FIG. 8 is a fragmental cross-section taken along line 8-8 of FIG. 3. The member 81 is a typical head frame of an Airloop wall unit. The functions of interior glazing bead 44, interior glazing tape 45, and additional interior glazing tape 46 are explained in the description of FIG. 4. The functions of exterior glazing bead 72, exterior gasket 73, snap-on cover 74, and sub-Airloop 77 are explained in the descriptions of FIG. 7. A panel joint is formed when the sill frame 71 (shown in FIG. 7) of the upper wall unit is inter-locked with the head frame 81 of the lower wall unit. The horizontal rain screen member 82 with a wipe gasket 83 is utilized to repel the majority of wind driven water impacting on the panel joint (not shown), and is in contact with the vertical rain screen element (not shown) on the wall supporting Airloop mullion (not shown). Member 84 is a horizontal water seal member with a water seal 85 near the end which is married to the water seal element (not shown) on the supporting Airloop mullion (not shown). In this arrangement, the panel joint cavities in conjunction with the vertical joint cavities created by the Airloop mullions produces the external pressure-equalized outer Airloop around each Airloop wall unit. Since a small amount of water infiltration into the outer Airloop is expected due to dynamic air entry through the wipe gasket 83, two gutter channels 86 with no end dams are provided to instantaneously drain the water down and out at the vertical joint with the Airloop mullion (not shown).

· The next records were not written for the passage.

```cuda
__device__ __forceinline__ void group_total(const double *__restrict__ partials, int width, int tile0, int ntiles, int tid,
                                            int nthreads, double *s_seg, int c_of_tid, double &s0, double &s1, double &lo, double &hi)
{
    if (ntiles <= kSeqTiles) {
        if (tid < width) sum_records(partials, width, c_of_tid, tile0, tile0 + ntiles, s0, s1, lo, hi);
        return;
    }
    const int len = seg_len(ntiles);
    for (int i = tid; i < kSegs * width; i += nthreads) {
        const int seg = i / width, c = i - seg * width;
        const int b = min(ntiles, seg * len), e = min(ntiles, b + len);
        double a0, a1, l, h;
        sum_records(partials, width, c, tile0 + b, tile0 + e, a0, a1, l, h);
        double *o = s_seg + (size_t)i * 4;
        o[0] = a0; o[1] = a1; o[2] = l; o[3] = h;
    }
    __syncthreads();
    if (tid < width) {
        s0 = 0.0; s1 = 0.0; lo = (double)FLT_MAX; hi = -(double)FLT_MAX;
        for (int seg = 0; seg < kSegs; seg++) {
            const double *o = s_seg + ((size_t)seg * width + c_of_tid) * 4;
            s0 += o[0]; s1 += o[1];
            lo = fmin(lo, o[2]); hi = fmax(hi, o[3]);
        }
    }
}

__device__ __forceinline__ void normalise_tile_rows(float *__restrict__ out, const Tile &tl, int width, int norm_type,
                                                    const float *__restrict__ mean, const float *__restrict__ scale, float *s_ms)
{
    float *base = out + (tl.out_row0 + tl.t0) * (long long)width;
    const int n = tl.nout * width;
    for (int i = threadIdx.x; i < width; i += blockDim.x) {
        s_ms[i] = __ldcg(mean + (long long)tl.group * width + i);
        s_ms[width + i] = norm_type == AFE_NORM_CMN ? 1.f : __ldcg(scale + (long long)tl.group * width + i);
    }
    __syncthreads();
    const float *m = s_ms, *sc = s_ms + width;
    const bool cmn = norm_type == AFE_NORM_CMN;
    const int head = min(n, (int)(((16 - (reinterpret_cast<uintptr_t>(base) & 15)) & 15) >> 2));
    const int n4 = (n - head) >> 2, tail0 = head + 4 * n4;
    if ((int)threadIdx.x < head) {
        const int i = threadIdx.x;
        const float v = __ldcg(base + i) - m[i % width];
        base[i] = cmn ? v : v * sc[i % width];
    }
    if ((int)threadIdx.x < n - tail0) {
        const int i = tail0 + threadIdx.x, c = i % width;
        const float v = __ldcg(base + i) - m[c];
        base[i] = cmn ? v : v * sc[c];
    }
    float4 *p4 = reinterpret_cast<float4 *>(base + head);
    int c = (head + 4 * (int)threadIdx.x) % width;
    const int cstep = (4 * (int)blockDim.x) % width;
    constexpr int U = 4;
    const int bd = blockDim.x;
    for (int j = threadIdx.x; j < n4; j += U * bd) {
        float4 v[U];
#pragma unroll
        for (int k = 0; k < U; k++)
            if (j + k * bd < n4) v[k] = __ldcg(p4 + j + k * bd);
#pragma unroll
        for (int k = 0; k < U; k++) {
            if (j + k * bd < n4) {
                int c1 = c + 1; if (c1 >= width) c1 -= width;
                int c2 = c1 + 1; if (c2 >= width) c2 -= width;
                int c3 = c2 + 1; if (c3 >= width) c3 -= width;
                float4 w = v[k];
                w.x -= m[c]; w.y -= m[c1]; w.z -= m[c2]; w.w -= m[c3];
                if (!cmn) { w.x *= sc[c]; w.y *= sc[c1]; w.z *= sc[c2]; w.w *= sc[c3]; }
                p4[j + k * bd] = w;
            }
            c += cstep; if (c >= width) c -= width;
        }
    }
}

__device__ __forceinline__ void normalise_role(const FusedArgs &a, const Tile tl, float *s_ms)
{
    if (threadIdx.x == 0) {
        unsigned v = 0;
        for (unsigned spin = 0; spin < (1u << 26); spin++) {
            asm volatile("ld.acquire.gpu.global.u32 %0, [%1];" : "=r"(v) : "l"(a.flags + tl.group) : "memory");
            if (v == a.epoch) break;
            __nanosleep(128);
        }
        if (v != a.epoch) __trap();
    }
    __syncthreads();
    normalise_tile_rows(a.out, tl, a.width, a.norm_type, a.g_mean, a.g_scale, s_ms);
}
}

template <int N2, int NZ, int kFusedWarps, int KF, bool PRE>
__global__ void __launch_bounds__(32 * kFusedWarps, 2)
k_fused_mfcc(const FusedArgs a, const FusedSmem L, const __grid_constant__ MelConst mc)
{
    constexpr bool FAST = false;
    using C = dev::FftCfg<N2>;
    constexpr int kFusedThreads = 32 * kFusedWarps, kWarpFrames = kRoundFrames / kFusedWarps;
    constexpr int R = C::R, FPW = C::FPW, SCR = C::SCR;
    static_assert(kWarpFrames % FPW == 0, "a warp's frames must fill whole FFT calls");
    extern __shared__ __align__(128) unsigned char smem[];
    float *s_mags = reinterpret_cast<float *>(smem + L.off_mags);
    float *s_cep = reinterpret_cast<float *>(smem + L.off_cep);

    const int tid = threadIdx.x, lane = tid & 31;
    const int warp = __shfl_sync(0xffffffffu, tid >> 5, 0);
    const int lf = lane % R, fw = lane / R;
    unsigned char *wbase = smem + L.off_warp + warp * L.warp_bytes;
    uint64_t *w_mbar = reinterpret_cast<uint64_t *>(smem + L.off_mbar) + warp;
    unsigned char *w_pcm = wbase + L.w_pcm;
    float2 *w_scratch = reinterpret_cast<float2 *>(smem + L.off_part + warp * L.w_scratch);

    int tile_local = blockIdx.x;
    if (a.work_counter) {
        __shared__ int s_role;
        if (tid == 0) {
            const int t = atomicAdd(a.work_counter, 1);
            if (t == (int)gridDim.x - 1) *a.work_counter = 0;
            s_role = t;
        }
        __syncthreads();
        tile_local = s_role;
        if (tile_local >= a.ntiles_launch) {
            const int n_norm = (int)gridDim.x - a.ntiles_launch;
            for (int j = tile_local - a.ntiles_launch; j < a.ntiles_launch; j += n_norm) {
                dev::normalise_role(a, dev::load_tile(a, a.tile_base + j), reinterpret_cast<float *>(smem));
                __syncthreads();
            }
            return;
        }
    }
    const int tile_idx = a.tile_base + tile_local;
    const Tile tl = dev::load_tile(a, tile_idx);
    const int q1 = (tl.flags & kTileQ1All) ? 2 : a.q1;
    const int D = a.l1 + a.l2, cols = a.cols;
    const int c0f = max(0, tl.t0 - D), c1f = min(tl.T, tl.t0 + tl.nout + D);
    const int ncomp = c1f - c0f;
    const int nrounds = (ncomp + kRoundFrames - 1) / kRoundFrames;
    const int16_t *wpcm = a.pcm + tl.pcm_off + (long long)(c0f + warp * kWarpFrames) * a.S;
    auto warp_frames = [&](int r) { return min(kWarpFrames, ncomp - r * kRoundFrames - warp * kWarpFrames); };
    auto issue_tma = [&](int r) {
        const int nf = warp_frames(r);
        if (nf <= 0) return;
        const uint32_t bytes = (uint32_t)((((nf - 1) * a.S + a.W) * 2 + 15) & ~15);
        asm volatile("fence.proxy.async.shared::cta;" ::: "memory");
        dev::mbar_expect_tx(w_mbar, bytes);
        dev::tma_bulk_g2s(w_pcm, wpcm + (long long)r * kRoundFrames * a.S, bytes, w_mbar);
    };
    if (a.use_tma && lane == 0) {
        dev::mbar_init(w_mbar, 1);
        asm volatile("fence.mbarrier_init.release.cluster;" ::: "memory");
        issue_tma(0);
    }
    dev::LaneConsts<N2, NZ> lc;
    dev::load_lane_consts<N2, NZ>(lc, a.window2, a.tw_a, a.tw_p, lf);
    for (int i = tid; i < (kRoundFrames * kMagStride + 16) / 4; i += kFusedThreads)
// ... 67 lines not shown
                        acc0 = __ffma2_rn(make_float2(m0.x, m0.y), make_float2(w0.x, w0.y), acc0);
                        acc1 = __ffma2_rn(make_float2(m0.z, m0.w), make_float2(w0.z, w0.w), acc1);
                        acc0 = __ffma2_rn(make_float2(m1.x, m1.y), make_float2(w1.x, w1.y), acc0);
                        acc1 = __ffma2_rn(make_float2(m1.z, m1.w), make_float2(w1.z, w1.w), acc1);
                        woff += 2;
                        if (--n8 == 0) break;
                        maddr += 32;
                        m0 = dev::lds128(maddr);
                        m1 = dev::lds128(maddr + 16);
                    }
                }
                const float2 t = __fadd2_rn(acc0, acc1);
                es[k] = t.x + t.y;
            }
#pragma unroll
            for (int k = 0; k + 1 < KF; k += 2) {
                const float2 e2 = dev::mel_log2<FAST>(make_float2(es[k], es[k + 1]));
                es[k] = e2.x; es[k + 1] = e2.y;
            }
            if (KF & 1) es[KF - 1] = dev::mel_log<FAST>(es[KF - 1]);
            if (a.dct_len > 0) {
                float2 cep[8];
#pragma unroll
                for (int c = 0; c < 8; c++) cep[c] = make_float2(0.f, 0.f);
#pragma unroll
                for (int k = 0; k < KF; k++) {
                    const int b = warp + k * kFusedWarps;
                    const float2 e2 = make_float2(es[k], es[k]);
#pragma unroll
                    for (int c4 = 0; c4 < 4; c4++) {
                        const float4 d4 = mc.dct4[b][c4];
                        cep[2 * c4 + 0] = __ffma2_rn(e2, make_float2(d4.x, d4.y), cep[2 * c4 + 0]);
                        cep[2 * c4 + 1] = __ffma2_rn(e2, make_float2(d4.z, d4.w), cep[2 * c4 + 1]);
                    }
                }
#pragma unroll
                for (int c4 = 0; c4 < 4; c4++)
                    reinterpret_cast<float4 *>(smem + L.off_part + c4 * L.w_scratch)[warp * kRoundFrames + lane] =
                        make_float4(cep[2 * c4].x, cep[2 * c4].y, cep[2 * c4 + 1].x, cep[2 * c4 + 1].y);
            } else {
#pragma unroll
                for (int k = 0; k < KF; k++)
                    if (warp + k * kFusedWarps < a.nb) s_cep[(f0 + lane) * cols + warp + k * kFusedWarps] = es[k];
            }
        }
        __syncthreads();
        if (a.dct_len > 0 && warp < 4) {
            if (lane < nfr) {
                const float4 *part = reinterpret_cast<const float4 *>(w_scratch);
                float4 t = part[lane];
#pragma unroll
                for (int w2 = 1; w2 < kFusedWarps; w2++) {
                    const float4 u = part[w2 * kRoundFrames + lane];
                    t.x += u.x; t.y += u.y; t.z += u.z; t.w += u.w;
                }
                float *crow = s_cep + (f0 + lane) * cols + 4 * warp;
                if (4 * warp + 0 < a.dct_len) crow[0] = t.x;
                if (4 * warp + 1 < a.dct_len) crow[1] = t.y;
                if (4 * warp + 2 < a.dct_len) crow[2] = t.z;
                if (4 * warp + 3 < a.dct_len) crow[3] = t.w;
            }
            __syncwarp();
        }
    }
    __syncthreads();

    float *s_dhat = reinterpret_cast<float *>(smem + L.off_dhat);
    float *s_dd = reinterpret_cast<float *>(smem + L.off_dd);
    double *s_red = reinterpret_cast<double *>(smem + L.off_red);
    const int T = tl.T, t0 = tl.t0, nout = tl.nout, l1 = a.l1, l2 = a.l2;
#ifdef AFE_DEVTOOLS
    if (a.debug_skip & 4) return;
#endif
    const int width = a.width;
    const int rpp = kFusedThreads / width;
    const bool active = tid < rpp * width;
    const int r_off = tid / width, col = tid - r_off * width;
    const int strm = col / cols, c = col - strm * cols;
    const int n_stats = a.stats_rows_mode == 1 ? T - D : a.stats_rows_mode == 2 ? T : a.stats_rows_mode == 3 ? a.stats_count : 0;
    const float *src = strm == 0 ? s_cep + (t0 - c0f) * cols + c : strm == 1 ? s_dhat + l2 * cols + c : s_dd + c;
    const int rq = (q1 && strm == 0) ? (q1 == 2 ? 0 : max(0, T - D - t0)) : nout;
    const int rs = (tl.flags & kTileNoStats) ? 0 : a.stats_rows_mode == 3 ? nout : min(nout, max(0, n_stats - t0));
    const bool fast3 = a.nstreams == 3 && l1 == 3 && l2 == 3;
    if (fast3 && a.use_last) {
        const int cc = tid % cols;
        const float *gm = a.g_mean + (long long)tl.group * width, *gs = a.g_scale + (long long)tl.group * width;
        const float norm3[6] = {gm[cc], gm[cols + cc], gm[2 * cols + cc], gs[cc], gs[cols + cc], gs[2 * cols + cc]};
        dev::phase3_l3<2>(0, a, tl, s_cep, c0f, c1f, nullptr, tid, kFusedThreads, rs, norm3);
    } else if (fast3 && a.cluster_norm) {
        double *s_red3 = reinterpret_cast<double *>(smem + L.off_mags);
        double *s_rec = reinterpret_cast<double *>(smem + L.off_mags + 25 * 1024);
        float *s_mean = reinterpret_cast<float *>(smem + L.off_mags + 30 * 1024), *s_scale = s_mean + width;
        dev::phase3_l3<1>(a.stats_kind, a, tl, s_cep, c0f, c1f, s_red3, tid, kFusedThreads, rs);
        __syncthreads();
        if (tid < width) dev::sum_row_groups(s_red3, kFusedThreads / cols, width, tid, [&] { return s_rec + tid * 4; });
        dev::cluster_sync();
        if (tid < width) {
            const double *rec = s_rec + (a.norm_after_dyn ? tid : tid % cols) * 4;
            const uint32_t ncta = dev::cluster_size();
            double s0 = 0.0, s1 = 0.0, lo = (double)FLT_MAX, hi = -(double)FLT_MAX;
            for (uint32_t t = 0; t < ncta; t++) {
                s0 += dev::ld_peer_f64(rec, t); s1 += dev::ld_peer_f64(rec + 1, t);
                lo = fmin(lo, dev::ld_peer_f64(rec + 2, t)); hi = fmax(hi, dev::ld_peer_f64(rec + 3, t));
            }
            float m, sc;
            finalize_column(a.norm_type, (double)n_stats, s0, s1, (float)lo, (float)hi, m, sc);
            if (!a.norm_after_dyn && tid >= cols) m = 0.f;
            s_mean[tid] = m; s_scale[tid] = sc;
            if (a.g_mean && tile_idx == tl.tile0) {
                a.g_mean[(long long)tl.group * width + tid] = m;
                a.g_scale[(long long)tl.group * width + tid] = sc;
            }
        }
        __syncthreads();
        {
            const int cc = tid % cols;
            const float norm3[6] = {s_mean[cc], s_mean[cols + cc], s_mean[2 * cols + cc],
                                    s_scale[cc], s_scale[cols + cc], s_scale[2 * cols + cc]};
            dev::phase3_l3<2>(0, a, tl, s_cep, c0f, c1f, s_red3, tid, kFusedThreads, rs, norm3);
        }
        dev::cluster_sync();
    } else if (fast3) {
        double *s_red3 = reinterpret_cast<double *>(smem + L.off_mags);
        dev::phase3_l3<0>(a.stats_kind, a, tl, s_cep, c0f, c1f, s_red3, tid, kFusedThreads, rs);
        if (a.partials) {
            __syncthreads();
            if (tid < width)
                dev::sum_row_groups(s_red3, kFusedThreads / cols, width, tid, [&] { return a.partials + ((long long)tile_idx * width + tid) * 4; });
        }
    } else {
        if (a.nstreams >= 2) {
            const int rp = kFusedThreads / cols, rl = tid / cols, c = tid - rl * cols;
            const int nd = nout + 2 * l2;
            if (rl < rp) {
                for (int i = rl; i < nd; i += rp) {
                    const int u = t0 - l2 + i;
                    float num;
                    if (u - l1 >= 0 && u + l1 <= T - 1)
                        num = dev::delta_num(s_cep + (u - c0f) * cols + c, cols, l1);
                    else {
                        num = 0.f;
                        for (int l = 1; l <= l1; l++) {
                            const float hi = s_cep[(dev::clampi(u + l, 0, T - 1) - c0f) * cols + c];
                            const float lo = s_cep[(dev::clampi(u - l, 0, T - 1) - c0f) * cols + c];
                            num = fmaf((float)l, hi - lo, num);
                        }
                    }
                    s_dhat[i * cols + c] = num * a.rden1;
                }
            }
            __syncthreads();
            if (a.nstreams >= 3) {
                if (rl < rp)
                    for (int r = rl; r < nout; r += rp)
                        s_dd[r * cols + c] = dev::delta_num(s_dhat + (r + l2) * cols + c, cols, l2) * a.rden2;
                __syncthreads();
            }
        }

        double sum = 0.0, sumsq = 0.0;
        float mn = FLT_MAX, mx = -FLT_MAX;
        if (active) {
            float *orow = a.out + (tl.out_row0 + t0) * (long long)width + col;
            switch (a.stats_kind) {
            case 0: dev::write_rows<0>(orow, src, r_off, rpp, nout, rq, rs, cols, width, D, sum, sumsq, mn, mx); break;
            case 1: dev::write_rows<1>(orow, src, r_off, rpp, nout, rq, rs, cols, width, D, sum, sumsq, mn, mx); break;
            case 2: dev::write_rows<2>(orow, src, r_off, rpp, nout, rq, rs, cols, width, D, sum, sumsq, mn, mx); break;
            default: dev::write_rows<3>(orow, src, r_off, rpp, nout, rq, rs, cols, width, D, sum, sumsq, mn, mx); break;
            }
        }
        if (a.partials) {
            s_red[tid * 4 + 0] = sum;
            s_red[tid * 4 + 1] = sumsq;
            s_red[tid * 4 + 2] = (double)mn;
            s_red[tid * 4 + 3] = (double)mx;
            __syncthreads();
            if (tid < width)
                dev::sum_row_groups(s_red, rpp, width, tid, [&] { return a.partials + ((long long)tile_idx * width + tid) * 4; });
        }
        if (a.use_last) {
            __syncthreads();
            dev::normalise_tile_rows(a.out, tl, width, a.norm_type, a.g_mean, a.g_scale, reinterpret_cast<float *>(smem + L.off_dhat));
        }
    }

    if (a.counters) {
        __shared__ int s_last;
        float *s_mean = reinterpret_cast<float *>(smem + L.off_dhat), *s_scale = s_mean + width;
        __threadfence();
        __syncthreads();
        if (tid == 0) {
            const int ticket = atomicAdd(a.counters + tl.group, 1);
            s_last = ticket == tl.ntiles - 1;
            if (s_last) a.counters[tl.group] = 0;
        }
        __syncthreads();
        if (s_last) {
            __threadfence();
            double s0, s1, lo, hi;
            {
                double *s_seg = reinterpret_cast<double *>(smem + L.off_mags + 1024);
                const int src_col = a.norm_after_dyn ? tid : tid % cols;
                dev::group_total(a.partials, width, tl.tile0, tl.ntiles, tid, kFusedThreads, s_seg, tid < width ? src_col : 0, s0, s1, lo, hi);
            }
            if (tid < width) {
                float m, sc;
                finalize_column(a.norm_type, (double)n_stats, s0, s1, (float)lo, (float)hi, m, sc);
                if (!a.norm_after_dyn && tid >= cols) m = 0.f;
                s_mean[tid] = m; s_scale[tid] = sc;
                if (a.g_mean) {
                    a.g_mean[(long long)tl.group * width + tid] = m;
// ... 35 lines not shown
```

FIG. 9 is a fragmental cross-section taken along line 9-9 of FIG. 3, showing incorporation of an operable window unit 95. The maximum space is created to glaze in the depth of the window unit. As shown is the condition at the jamb perimeter frame 18b (shown on FIG. 1). Reviewing the shapes of the head frame 81 (shown on FIG. 8), the cross-section shown on FIG. 6, and using same profile of divider 41 (shown in FIG. 4) for the vertical divider 12 (shown on FIG. 1), it can be easily understood that a uniform space is created around all four sides of the window unit to glaze in the window unit.
FIG. 10 is a fragmental cross-section taken along line 10-10 of FIG. 3. The jamb frame 91 with the facing pane 17 has the same components as described for FIG. 7, except there is no air hole in the member.
Based on the Airloop Principle, to prevent water leakage problems, a pressure-equalized Airloop must be formed around the perimeter of each facing pane; therefore, a sub-Airloop around each of facing panes 14, 15, 16, and 17 (shown on FIG. 3) must be pressure equalized. The most convenient way to allow air entry from the Airloop around the perimeter frame members into the vertical and/or horizontal dividers is by not sealing the intersection points 25a, 25b, 25c, 25d, 25e, and 25f (shown on FIG. 2). Therefore, the present invention can provide a caulk-free exterior corner joint at each member intersection point of all intermediate dividers.
Nothing in the above description is meant to limit the present invention to any specific materials, geometry, or orientation of elements. Many modifications are contemplated within the scope of the present invention and will be apparent to those skilled in the art. The embodiments described herein were presented by way of example only and should not be used to limit the scope of the invention.